No quiero fingir que todo fue “positivo” ni dramatizar lo que dolió.
Hoy solo quiero decir la verdad: me siento cansada… y agradecida. Me siento más humana.

Foto de dominio público por Ian Panelo
Foto de dominio público por Ian Panelo

2025 me dejó esa mezcla que solo entiende quien ha vivido un año intenso: gratitud por lo que llegó, nostalgia por lo que se fue y una calma tímida, como si el alma por fin pudiera sentarse un momento.

Este año me dio cosas que no sabía que necesitaba.
Me dio claridad y límites.
Me dio la certeza de que puedo sostener más de lo que imaginaba, aunque no siempre con elegancia, a veces con lágrimas escondidas y el corazón apretado.

Me dio gente.
Gente que apareció sin anuncio, pero con efecto.

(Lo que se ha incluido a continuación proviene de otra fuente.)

+    if (heads_in) {
+        const __amdgpu_buffer_rsrc_t rdd = gb_rsrc(a.dhead + r0 * a.OT, (long long)rows * a.OT * 4);
+        for (int idx = tid; idx < 64 * 16; idx += NT) {
+            const int row = idx >> 4, o = idx & 15;
+            sdh[idx] = o < a.OT ? gb_load1(rdd, (row * a.OT + o) * 4, 0) : 0.0f;
+        }
+        const __amdgpu_buffer_rsrc_t rwh = gb_rsrc(a.w_heads, (long long)a.OT * H * 4);
+        for (int idx = tid; idx < 16 * H4; idx += NT) swh4[idx] = gb_load4(rwh, idx * 16, 0);
+    }
+    if (a.xh && a.h_prev) {
+        const __amdgpu_buffer_rsrc_t rx = gb_rsrc(a.xh + r0 * a.ldx, ((long long)(rows - 1) * a.ldx + K) * 4);
+        const __amdgpu_buffer_rsrc_t rhp = gb_rsrc(a.h_prev + r0 * H, (long long)rows * H * 4);
+#pragma unroll
+        for (int it = 0; it < ITEMS; ++it) {
+            const int row = rs + 8 * it;
+            gb_f32x4 v = gb_load4(rhp, (row * H + 4 * c4) * 4, 0);
+            if (a.row_live) v *= (row < rows ? a.row_live[r0 + row] : 0.0f);
+            __builtin_amdgcn_raw_buffer_store_b128(__builtin_bit_cast(gb_u32x4, v), rx, (row * a.ldx + H + 4 * c4) * 4, 0, 0);
+        }
+    }
+    if (heads_in) __syncthreads();
+
+    const long long nrec = (long long)rows * H * 4;
+    const __amdgpu_buffer_rsrc_t rc = gb_rsrc(a.c_prev + r0 * H, nrec);
+    const __amdgpu_buffer_rsrc_t rdh = gb_rsrc(a.dh ? a.dh + r0 * H : a.c_prev, a.dh ? nrec : 0);
+    const __amdgpu_buffer_rsrc_t rdc = gb_rsrc(a.dc ? a.dc + r0 * H : a.c_prev, a.dc ? nrec : 0);
+    const __amdgpu_buffer_rsrc_t rdp = gb_rsrc(a.dc_prev + r0 * H, nrec);
+    const __amdgpu_buffer_rsrc_t rdg = gb_rsrc(a.dgates + r0 * 4 * H, 4 * nrec);
+    const __amdgpu_buffer_rsrc_t rgin = gb_rsrc(a.gates + r0 * 4 * H, 4 * nrec);
+    const __amdgpu_buffer_rsrc_t rlive = gb_rsrc(a.row_live ? a.row_live + r0 : a.c_prev, a.row_live ? (long long)rows * 4 : 0);
+    const __amdgpu_buffer_rsrc_t rkeep = gb_rsrc(a.row_keep ? a.row_keep + r0 : a.c_prev, a.row_keep ? (long long)rows * 4 : 0);
+    const int voff = (rs * H + 4 * c4) * 4, goff = (rs * 4 * H + 4 * c4) * 4;
+    auto put = [&](int row, gb_f32x4 v) __attribute__((always_inline)) {
+        unsigned p[3][2];
+        gb_split_pair(gb_f32x2{ v[0], v[1] }, p[0][0], p[1][0], p[2][0]);
+        gb_split_pair(gb_f32x2{ v[2], v[3] }, p[0][1], p[1][1], p[2][1]);
+#pragma unroll
+        for (int pl = 0; pl < 3; ++pl) *reinterpret_cast<gb_u32x2*>(planes + pl * PSZ + row * RS + 8 * c4) = gb_u32x2{ p[pl][0], p[pl][1] };
+    };
+    float sum[4][4] = {};
+    gb_f32x4 nxt[ITEMS];
+#pragma unroll
+    for (int b = 0; b < ITEMS; b += 2) {
+        gb_f32x4 gin[2][4], c0v[2], dhv[2], dcv[2];
+        float live[2] = { 1.0f, 1.0f }, keep[2] = { 1.0f, 1.0f };
+#pragma unroll
+        for (int j = 0; j < 2; ++j) {
+            const int it = b + j;
+#pragma unroll
+            for (int g = 0; g < 4; ++g) gin[j][g] = gb_load4(rgin, goff, it * 8 * 4 * H * 4 + g * H * 4);
+            c0v[j] = gb_load4(rc, voff, it * 8 * H * 4);
+            dhv[j] = gb_load4(rdh, voff, it * 8 * H * 4);
+            dcv[j] = gb_load4(rdc, voff, it * 8 * H * 4);
+            if (a.row_live) live[j] = gb_load1(rlive, rs * 4, it * 32);
+            if (a.row_keep) keep[j] = gb_load1(rkeep, rs * 4, it * 32);
+        }
+        __builtin_amdgcn_sched_barrier(0);
+#pragma unroll
+        for (int j = 0; j < 2; ++j) {
+            const int it = b + j, row = rs + 8 * it;
+            if (heads_in) {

Me dio abrazos que me devolvieron al cuerpo cuando estaba perdida en la mente. Me dio palabras a tiempo y silencios compartidos. Me dio conversaciones que trajeron paz y otras que me enseñaron a no quedarme donde ya no había verdad.

Y sí, también me quitó.
Me quitó expectativas y certezas.
Me quitó la inocencia de creer que todo se resuelve solo con esfuerzo.
Me quitó versiones de mí que ya no eran sostenibles: la que se exigía perfección y la que confundía aguantar con amar.

Me quitó cosas que pensé que eran para siempre y me obligó a aceptar algo difícil: hay capítulos que se cierran aunque uno no esté listo. Y aun así, la vida sigue. Y uno también.

Este año me enseñó a agradecer incluso lo incómodo. Porque lo bueno me abrazó, pero lo difícil me despertó. Me enseñó que no todo lo que duele es una derrota ni todo lo que se pierde es un castigo; a veces es una señal, a veces es un peso que por fin se cae del alma.

Me enseñó a mirar mi vida con más respeto.
A decir “basta” sin culpa.
A decir “necesito” sin vergüenza.
A decir “no puedo” sin creer que eso me hace menos.

Hoy, al cerrar este ciclo, siento algo claro: quiero entrar a 2026 más liviana.
Dejo en 2025 el hábito de cargar sola y la culpa por no ser suficiente para todos. Dejo también el miedo de empezar de nuevo.

Agradezco lo que fue luz.
Y agradezco, aunque cueste admitirlo, lo que fue sombra, porque me enseñó a ver.

Cierro 2025 con una oración sencilla:
que lo vivido me haga más sabia, no más dura;
que lo aprendido me haga más libre, no más fría;
que lo perdido no me robe la capacidad de amar;
que lo ganado no me haga olvidar la humildad.

Cierro este año con las manos abiertas.

Para soltar lo que pesa, para agradecer lo que me sostuvo y para recibir lo que viene con menos miedo.

Sigo aquí.
Y eso, por sí solo, ya es motivo de gratitud.